▶ **Work item**
Where the line with "void kkt_middle(const KernelArgs" appears below, start writing out lines exactly, and finish with the line with "const mi_rsrc one[1]", which is included; write out nothing else.

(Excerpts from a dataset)
::::::::::
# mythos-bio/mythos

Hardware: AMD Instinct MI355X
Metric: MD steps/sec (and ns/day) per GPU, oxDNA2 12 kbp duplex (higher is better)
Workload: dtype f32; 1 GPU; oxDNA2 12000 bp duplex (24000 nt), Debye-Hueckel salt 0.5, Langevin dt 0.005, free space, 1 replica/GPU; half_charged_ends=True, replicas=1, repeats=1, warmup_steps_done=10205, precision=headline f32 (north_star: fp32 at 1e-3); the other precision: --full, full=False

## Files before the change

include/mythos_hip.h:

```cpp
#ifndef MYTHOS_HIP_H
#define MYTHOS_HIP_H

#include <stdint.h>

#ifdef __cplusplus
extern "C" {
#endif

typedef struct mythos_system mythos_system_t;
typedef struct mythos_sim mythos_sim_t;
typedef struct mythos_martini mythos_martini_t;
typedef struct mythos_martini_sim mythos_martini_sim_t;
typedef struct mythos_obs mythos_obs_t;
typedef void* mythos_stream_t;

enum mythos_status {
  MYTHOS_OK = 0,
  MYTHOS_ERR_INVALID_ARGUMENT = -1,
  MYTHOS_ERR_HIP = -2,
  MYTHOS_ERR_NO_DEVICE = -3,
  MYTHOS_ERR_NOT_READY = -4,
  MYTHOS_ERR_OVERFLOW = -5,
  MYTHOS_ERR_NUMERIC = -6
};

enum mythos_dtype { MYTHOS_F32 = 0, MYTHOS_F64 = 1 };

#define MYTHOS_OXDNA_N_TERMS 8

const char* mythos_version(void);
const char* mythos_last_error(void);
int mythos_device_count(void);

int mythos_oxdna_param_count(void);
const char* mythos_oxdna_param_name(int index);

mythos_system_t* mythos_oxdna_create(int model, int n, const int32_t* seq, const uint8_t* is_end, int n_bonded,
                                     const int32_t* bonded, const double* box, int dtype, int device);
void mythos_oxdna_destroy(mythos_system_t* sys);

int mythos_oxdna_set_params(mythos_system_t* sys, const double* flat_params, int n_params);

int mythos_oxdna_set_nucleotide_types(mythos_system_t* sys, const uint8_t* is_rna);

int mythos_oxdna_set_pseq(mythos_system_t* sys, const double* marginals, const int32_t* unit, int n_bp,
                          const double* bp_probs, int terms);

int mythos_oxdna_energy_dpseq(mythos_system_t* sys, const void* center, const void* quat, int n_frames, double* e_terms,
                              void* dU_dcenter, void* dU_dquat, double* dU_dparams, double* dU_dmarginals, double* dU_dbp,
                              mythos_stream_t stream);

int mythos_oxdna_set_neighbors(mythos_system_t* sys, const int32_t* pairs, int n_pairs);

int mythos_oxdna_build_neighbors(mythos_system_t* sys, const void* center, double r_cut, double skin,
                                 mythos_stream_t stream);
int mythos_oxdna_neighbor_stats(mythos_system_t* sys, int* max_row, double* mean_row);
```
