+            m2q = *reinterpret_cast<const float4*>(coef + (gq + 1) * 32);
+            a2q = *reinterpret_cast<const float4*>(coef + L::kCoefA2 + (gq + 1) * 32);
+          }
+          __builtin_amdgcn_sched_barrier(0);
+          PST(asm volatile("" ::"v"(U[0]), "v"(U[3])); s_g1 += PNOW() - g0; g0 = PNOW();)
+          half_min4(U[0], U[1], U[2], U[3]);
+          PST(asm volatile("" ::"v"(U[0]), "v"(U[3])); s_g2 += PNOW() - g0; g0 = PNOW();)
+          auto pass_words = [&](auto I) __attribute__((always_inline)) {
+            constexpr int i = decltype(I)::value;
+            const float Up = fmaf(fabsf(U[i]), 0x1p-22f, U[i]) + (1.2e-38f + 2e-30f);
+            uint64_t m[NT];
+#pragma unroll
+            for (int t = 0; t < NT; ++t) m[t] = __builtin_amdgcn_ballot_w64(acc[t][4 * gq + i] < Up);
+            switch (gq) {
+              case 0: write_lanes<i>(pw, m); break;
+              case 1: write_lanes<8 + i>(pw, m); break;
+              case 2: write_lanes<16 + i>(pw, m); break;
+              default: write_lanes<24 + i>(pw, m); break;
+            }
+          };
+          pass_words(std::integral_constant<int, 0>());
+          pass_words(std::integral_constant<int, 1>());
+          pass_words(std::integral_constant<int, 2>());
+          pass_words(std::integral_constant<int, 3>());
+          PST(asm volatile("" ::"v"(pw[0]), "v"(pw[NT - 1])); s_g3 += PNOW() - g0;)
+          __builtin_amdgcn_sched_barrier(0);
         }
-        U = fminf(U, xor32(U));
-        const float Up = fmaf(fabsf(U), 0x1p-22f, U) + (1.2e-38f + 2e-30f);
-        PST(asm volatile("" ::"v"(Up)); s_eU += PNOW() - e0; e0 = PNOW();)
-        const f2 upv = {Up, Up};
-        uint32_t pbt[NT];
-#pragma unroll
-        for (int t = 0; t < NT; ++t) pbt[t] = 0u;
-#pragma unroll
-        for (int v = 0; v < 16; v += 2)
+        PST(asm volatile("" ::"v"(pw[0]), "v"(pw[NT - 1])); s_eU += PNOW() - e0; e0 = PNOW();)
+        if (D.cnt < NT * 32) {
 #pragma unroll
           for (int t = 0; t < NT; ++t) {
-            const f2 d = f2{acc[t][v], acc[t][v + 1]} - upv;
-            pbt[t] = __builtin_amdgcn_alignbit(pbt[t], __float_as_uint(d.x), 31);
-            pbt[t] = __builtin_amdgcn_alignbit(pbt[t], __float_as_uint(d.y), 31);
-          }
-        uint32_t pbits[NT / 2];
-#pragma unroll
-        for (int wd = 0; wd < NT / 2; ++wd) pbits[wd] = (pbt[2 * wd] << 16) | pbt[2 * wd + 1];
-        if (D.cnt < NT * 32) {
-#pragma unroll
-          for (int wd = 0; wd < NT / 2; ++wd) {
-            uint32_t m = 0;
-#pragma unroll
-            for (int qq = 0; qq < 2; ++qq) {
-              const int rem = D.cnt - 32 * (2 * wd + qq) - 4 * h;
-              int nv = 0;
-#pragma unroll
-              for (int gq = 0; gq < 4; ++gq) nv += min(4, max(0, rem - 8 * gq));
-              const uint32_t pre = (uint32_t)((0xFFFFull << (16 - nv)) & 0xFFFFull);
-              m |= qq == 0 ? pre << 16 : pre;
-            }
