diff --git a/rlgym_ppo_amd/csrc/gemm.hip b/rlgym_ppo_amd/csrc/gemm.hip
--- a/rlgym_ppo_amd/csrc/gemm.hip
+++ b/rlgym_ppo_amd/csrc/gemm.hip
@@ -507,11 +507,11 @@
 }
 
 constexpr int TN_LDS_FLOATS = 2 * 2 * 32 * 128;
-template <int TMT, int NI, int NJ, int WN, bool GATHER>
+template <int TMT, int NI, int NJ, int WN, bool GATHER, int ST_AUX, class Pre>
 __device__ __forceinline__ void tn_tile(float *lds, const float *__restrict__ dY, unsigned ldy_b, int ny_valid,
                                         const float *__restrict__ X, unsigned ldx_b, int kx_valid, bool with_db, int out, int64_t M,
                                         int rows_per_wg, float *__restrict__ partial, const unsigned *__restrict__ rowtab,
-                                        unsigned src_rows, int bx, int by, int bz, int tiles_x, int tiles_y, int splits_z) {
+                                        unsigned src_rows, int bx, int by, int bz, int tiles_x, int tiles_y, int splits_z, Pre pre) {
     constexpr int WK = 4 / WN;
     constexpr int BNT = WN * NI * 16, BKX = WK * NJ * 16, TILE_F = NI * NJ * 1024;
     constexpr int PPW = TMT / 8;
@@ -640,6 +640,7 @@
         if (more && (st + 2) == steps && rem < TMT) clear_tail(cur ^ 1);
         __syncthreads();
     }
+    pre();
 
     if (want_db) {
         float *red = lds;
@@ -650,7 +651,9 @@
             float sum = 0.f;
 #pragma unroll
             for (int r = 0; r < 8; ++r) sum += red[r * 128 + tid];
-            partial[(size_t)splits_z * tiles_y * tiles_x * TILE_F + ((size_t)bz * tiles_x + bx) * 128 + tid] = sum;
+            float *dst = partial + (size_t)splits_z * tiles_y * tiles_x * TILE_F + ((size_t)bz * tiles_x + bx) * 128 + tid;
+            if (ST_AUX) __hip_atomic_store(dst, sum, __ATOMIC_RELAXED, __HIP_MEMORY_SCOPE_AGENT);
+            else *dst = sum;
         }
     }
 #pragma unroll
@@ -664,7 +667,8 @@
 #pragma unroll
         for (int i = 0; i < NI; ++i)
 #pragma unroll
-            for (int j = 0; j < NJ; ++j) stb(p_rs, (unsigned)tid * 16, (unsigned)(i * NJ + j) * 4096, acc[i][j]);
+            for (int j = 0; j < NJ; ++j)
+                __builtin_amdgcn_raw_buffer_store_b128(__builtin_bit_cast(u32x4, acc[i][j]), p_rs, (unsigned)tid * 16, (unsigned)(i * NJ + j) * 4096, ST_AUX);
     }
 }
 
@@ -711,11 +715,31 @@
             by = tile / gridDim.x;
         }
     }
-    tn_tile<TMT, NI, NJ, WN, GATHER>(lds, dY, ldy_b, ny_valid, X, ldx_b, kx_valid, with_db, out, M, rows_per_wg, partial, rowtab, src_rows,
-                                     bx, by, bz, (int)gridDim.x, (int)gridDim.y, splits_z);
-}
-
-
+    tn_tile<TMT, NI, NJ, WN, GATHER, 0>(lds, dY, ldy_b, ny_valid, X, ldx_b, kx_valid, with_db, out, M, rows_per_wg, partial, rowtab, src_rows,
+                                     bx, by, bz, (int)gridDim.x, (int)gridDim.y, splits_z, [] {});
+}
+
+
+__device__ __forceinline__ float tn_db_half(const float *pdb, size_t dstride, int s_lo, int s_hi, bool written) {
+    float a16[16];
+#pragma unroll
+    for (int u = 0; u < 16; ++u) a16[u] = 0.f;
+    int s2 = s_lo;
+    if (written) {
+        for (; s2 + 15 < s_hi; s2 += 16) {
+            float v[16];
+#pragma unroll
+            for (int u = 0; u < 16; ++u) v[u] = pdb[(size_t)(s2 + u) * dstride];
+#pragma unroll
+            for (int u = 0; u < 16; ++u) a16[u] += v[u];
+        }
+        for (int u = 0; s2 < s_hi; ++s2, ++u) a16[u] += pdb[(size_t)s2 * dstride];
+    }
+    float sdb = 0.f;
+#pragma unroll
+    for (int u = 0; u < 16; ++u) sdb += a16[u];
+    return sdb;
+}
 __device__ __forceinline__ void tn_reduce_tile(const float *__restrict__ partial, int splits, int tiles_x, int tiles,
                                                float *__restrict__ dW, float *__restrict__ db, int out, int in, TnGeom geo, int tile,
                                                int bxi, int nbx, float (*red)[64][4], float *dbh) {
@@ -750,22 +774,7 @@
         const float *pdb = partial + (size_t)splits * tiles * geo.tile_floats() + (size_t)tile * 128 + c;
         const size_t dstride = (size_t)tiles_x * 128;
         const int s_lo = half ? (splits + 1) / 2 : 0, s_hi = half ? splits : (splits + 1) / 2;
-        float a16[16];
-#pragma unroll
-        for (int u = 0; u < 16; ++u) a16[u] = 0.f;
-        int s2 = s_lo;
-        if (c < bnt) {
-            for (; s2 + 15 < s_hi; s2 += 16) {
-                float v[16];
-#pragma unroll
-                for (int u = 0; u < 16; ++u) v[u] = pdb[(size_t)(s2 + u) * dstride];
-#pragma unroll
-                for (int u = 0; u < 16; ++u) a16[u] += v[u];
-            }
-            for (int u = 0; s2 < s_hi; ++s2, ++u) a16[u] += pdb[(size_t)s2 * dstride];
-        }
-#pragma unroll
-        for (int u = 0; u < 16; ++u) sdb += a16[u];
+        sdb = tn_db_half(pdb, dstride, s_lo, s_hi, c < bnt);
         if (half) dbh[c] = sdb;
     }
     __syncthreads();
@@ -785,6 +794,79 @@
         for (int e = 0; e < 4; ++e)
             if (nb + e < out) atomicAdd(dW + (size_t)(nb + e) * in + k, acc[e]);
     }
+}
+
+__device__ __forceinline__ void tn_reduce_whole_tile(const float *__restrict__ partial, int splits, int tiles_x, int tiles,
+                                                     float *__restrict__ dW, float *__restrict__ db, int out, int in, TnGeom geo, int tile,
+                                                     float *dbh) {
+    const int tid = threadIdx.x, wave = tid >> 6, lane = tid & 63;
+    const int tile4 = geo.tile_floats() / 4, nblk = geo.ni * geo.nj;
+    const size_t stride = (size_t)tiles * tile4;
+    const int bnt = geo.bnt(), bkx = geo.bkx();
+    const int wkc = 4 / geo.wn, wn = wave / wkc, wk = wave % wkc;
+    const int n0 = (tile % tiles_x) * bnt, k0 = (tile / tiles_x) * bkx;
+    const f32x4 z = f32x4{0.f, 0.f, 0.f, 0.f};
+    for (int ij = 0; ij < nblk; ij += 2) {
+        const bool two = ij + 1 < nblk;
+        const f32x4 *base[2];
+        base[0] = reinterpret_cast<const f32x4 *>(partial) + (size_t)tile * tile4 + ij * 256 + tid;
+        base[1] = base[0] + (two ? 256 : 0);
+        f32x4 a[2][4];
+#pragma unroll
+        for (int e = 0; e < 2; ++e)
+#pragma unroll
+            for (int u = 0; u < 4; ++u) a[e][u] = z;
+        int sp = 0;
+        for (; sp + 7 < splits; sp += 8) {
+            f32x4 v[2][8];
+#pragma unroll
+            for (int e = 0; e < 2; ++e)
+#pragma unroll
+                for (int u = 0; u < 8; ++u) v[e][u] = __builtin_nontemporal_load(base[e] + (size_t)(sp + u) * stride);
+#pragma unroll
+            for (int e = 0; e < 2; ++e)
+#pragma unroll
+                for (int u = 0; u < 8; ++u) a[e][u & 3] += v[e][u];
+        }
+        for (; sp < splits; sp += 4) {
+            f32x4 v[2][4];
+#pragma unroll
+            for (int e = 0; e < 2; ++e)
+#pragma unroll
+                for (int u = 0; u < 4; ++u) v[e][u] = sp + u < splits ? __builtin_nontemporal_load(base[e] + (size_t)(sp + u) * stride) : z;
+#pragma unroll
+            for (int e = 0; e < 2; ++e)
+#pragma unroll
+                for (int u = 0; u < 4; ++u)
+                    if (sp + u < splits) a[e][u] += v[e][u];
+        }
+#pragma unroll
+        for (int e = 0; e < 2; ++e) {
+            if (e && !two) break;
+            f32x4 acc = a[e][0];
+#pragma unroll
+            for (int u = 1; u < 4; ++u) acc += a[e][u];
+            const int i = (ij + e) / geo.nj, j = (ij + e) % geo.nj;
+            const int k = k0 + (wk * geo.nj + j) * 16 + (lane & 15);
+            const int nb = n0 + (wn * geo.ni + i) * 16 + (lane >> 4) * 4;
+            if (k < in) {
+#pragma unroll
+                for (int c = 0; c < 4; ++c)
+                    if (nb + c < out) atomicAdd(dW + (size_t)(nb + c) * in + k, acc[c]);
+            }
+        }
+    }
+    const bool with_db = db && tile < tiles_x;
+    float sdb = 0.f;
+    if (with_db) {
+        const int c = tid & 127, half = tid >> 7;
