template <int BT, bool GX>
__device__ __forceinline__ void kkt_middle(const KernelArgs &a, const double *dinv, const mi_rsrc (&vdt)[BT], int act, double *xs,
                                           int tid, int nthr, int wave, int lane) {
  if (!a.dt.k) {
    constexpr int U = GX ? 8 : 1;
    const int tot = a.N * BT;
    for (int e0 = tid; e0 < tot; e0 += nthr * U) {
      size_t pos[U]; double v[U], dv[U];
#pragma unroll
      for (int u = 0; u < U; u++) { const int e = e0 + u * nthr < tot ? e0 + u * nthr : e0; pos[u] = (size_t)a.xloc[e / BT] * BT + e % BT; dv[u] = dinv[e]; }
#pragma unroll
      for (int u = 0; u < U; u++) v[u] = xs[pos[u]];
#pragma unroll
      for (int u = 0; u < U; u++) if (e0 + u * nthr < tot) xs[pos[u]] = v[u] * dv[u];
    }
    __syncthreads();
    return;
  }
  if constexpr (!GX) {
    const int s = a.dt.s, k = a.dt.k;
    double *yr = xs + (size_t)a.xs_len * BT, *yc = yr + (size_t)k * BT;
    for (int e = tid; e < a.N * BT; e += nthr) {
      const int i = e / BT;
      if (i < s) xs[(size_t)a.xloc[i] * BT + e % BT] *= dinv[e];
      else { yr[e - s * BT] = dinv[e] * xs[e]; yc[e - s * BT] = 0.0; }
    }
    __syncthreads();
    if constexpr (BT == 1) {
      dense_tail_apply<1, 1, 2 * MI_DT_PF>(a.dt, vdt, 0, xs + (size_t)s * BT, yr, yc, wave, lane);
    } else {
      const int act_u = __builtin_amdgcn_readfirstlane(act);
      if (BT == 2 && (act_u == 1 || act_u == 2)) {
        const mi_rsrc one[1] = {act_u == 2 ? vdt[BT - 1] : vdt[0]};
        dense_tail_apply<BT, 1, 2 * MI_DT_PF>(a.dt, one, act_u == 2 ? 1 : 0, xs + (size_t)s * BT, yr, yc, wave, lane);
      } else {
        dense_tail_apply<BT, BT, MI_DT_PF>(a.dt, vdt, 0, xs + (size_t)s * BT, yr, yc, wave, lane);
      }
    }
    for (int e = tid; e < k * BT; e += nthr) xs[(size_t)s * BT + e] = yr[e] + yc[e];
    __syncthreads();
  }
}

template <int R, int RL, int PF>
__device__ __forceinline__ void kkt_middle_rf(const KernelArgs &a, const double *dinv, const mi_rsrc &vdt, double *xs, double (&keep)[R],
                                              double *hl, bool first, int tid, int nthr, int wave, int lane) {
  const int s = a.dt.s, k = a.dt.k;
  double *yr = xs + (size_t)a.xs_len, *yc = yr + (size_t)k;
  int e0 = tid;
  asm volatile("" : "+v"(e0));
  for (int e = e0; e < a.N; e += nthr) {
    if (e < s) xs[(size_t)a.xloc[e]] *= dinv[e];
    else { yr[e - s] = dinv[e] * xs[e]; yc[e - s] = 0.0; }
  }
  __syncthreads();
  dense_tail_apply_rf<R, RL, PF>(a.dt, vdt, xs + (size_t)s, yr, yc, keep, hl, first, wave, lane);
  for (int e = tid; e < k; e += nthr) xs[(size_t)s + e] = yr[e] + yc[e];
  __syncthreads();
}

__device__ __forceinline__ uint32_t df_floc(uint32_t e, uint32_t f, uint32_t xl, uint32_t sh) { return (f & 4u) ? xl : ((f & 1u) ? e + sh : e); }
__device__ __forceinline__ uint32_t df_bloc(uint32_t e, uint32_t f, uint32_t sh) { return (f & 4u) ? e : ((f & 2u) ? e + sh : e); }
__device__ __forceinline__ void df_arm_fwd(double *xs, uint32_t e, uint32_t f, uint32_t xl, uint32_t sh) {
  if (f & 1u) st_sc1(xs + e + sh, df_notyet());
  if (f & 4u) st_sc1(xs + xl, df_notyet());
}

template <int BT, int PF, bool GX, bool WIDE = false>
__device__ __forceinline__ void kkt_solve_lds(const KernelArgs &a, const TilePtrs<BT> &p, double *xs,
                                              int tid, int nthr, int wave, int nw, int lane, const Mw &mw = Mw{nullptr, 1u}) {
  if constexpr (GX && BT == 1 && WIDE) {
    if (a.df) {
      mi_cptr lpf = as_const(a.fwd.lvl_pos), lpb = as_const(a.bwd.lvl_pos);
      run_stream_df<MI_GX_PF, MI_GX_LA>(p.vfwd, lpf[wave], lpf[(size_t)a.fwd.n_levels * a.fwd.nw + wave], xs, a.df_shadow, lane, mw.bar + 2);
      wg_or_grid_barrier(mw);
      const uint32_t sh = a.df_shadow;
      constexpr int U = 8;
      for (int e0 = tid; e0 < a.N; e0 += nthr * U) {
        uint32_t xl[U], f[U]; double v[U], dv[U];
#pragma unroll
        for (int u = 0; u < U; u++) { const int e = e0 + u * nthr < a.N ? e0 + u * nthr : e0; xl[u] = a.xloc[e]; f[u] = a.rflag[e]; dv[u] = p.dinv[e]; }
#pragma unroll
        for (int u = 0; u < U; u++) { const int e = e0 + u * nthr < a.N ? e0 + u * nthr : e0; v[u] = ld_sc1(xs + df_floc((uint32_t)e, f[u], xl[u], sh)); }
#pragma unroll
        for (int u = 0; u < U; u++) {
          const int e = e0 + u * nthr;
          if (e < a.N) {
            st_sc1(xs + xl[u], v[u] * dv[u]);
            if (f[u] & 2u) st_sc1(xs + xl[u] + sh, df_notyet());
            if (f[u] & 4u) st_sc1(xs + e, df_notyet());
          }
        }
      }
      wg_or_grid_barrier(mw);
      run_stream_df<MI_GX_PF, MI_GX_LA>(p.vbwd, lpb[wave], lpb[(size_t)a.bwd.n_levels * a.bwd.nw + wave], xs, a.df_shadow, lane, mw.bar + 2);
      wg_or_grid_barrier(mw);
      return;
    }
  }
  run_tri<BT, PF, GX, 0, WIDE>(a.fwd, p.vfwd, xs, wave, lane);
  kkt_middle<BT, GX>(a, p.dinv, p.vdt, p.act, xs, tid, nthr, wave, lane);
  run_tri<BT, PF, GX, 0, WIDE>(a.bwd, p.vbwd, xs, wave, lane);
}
::::::::::
▶ **Answer for this exercise**
__device__ __forceinline__ void kkt_middle(const KernelArgs &a, const double *dinv, const mi_rsrc (&vdt)[BT], int act, double *xs,
                                           int tid, int nthr, int wave, int lane) {
  if (!a.dt.k) {
    constexpr int U = GX ? 8 : 1;
    const int tot = a.N * BT;
    for (int e0 = tid; e0 < tot; e0 += nthr * U) {
      size_t pos[U]; double v[U], dv[U];
#pragma unroll
      for (int u = 0; u < U; u++) { const int e = e0 + u * nthr < tot ? e0 + u * nthr : e0; pos[u] = (size_t)a.xloc[e / BT] * BT + e % BT; dv[u] = dinv[e]; }
#pragma unroll
      for (int u = 0; u < U; u++) v[u] = xs[pos[u]];
#pragma unroll
      for (int u = 0; u < U; u++) if (e0 + u * nthr < tot) xs[pos[u]] = v[u] * dv[u];
    }
    __syncthreads();
    return;
  }
  if constexpr (!GX) {
    const int s = a.dt.s, k = a.dt.k;
    double *yr = xs + (size_t)a.xs_len * BT, *yc = yr + (size_t)k * BT;
    for (int e = tid; e < a.N * BT; e += nthr) {
      const int i = e / BT;
      if (i < s) xs[(size_t)a.xloc[i] * BT + e % BT] *= dinv[e];
      else { yr[e - s * BT] = dinv[e] * xs[e]; yc[e - s * BT] = 0.0; }
    }
    __syncthreads();
    if constexpr (BT == 1) {
      dense_tail_apply<1, 1, 2 * MI_DT_PF>(a.dt, vdt, 0, xs + (size_t)s * BT, yr, yc, wave, lane);
    } else {
      const int act_u = __builtin_amdgcn_readfirstlane(act);
      if (BT == 2 && (act_u == 1 || act_u == 2)) {
        const mi_rsrc one[1] = {act_u == 2 ? vdt[BT - 1] : vdt[0]};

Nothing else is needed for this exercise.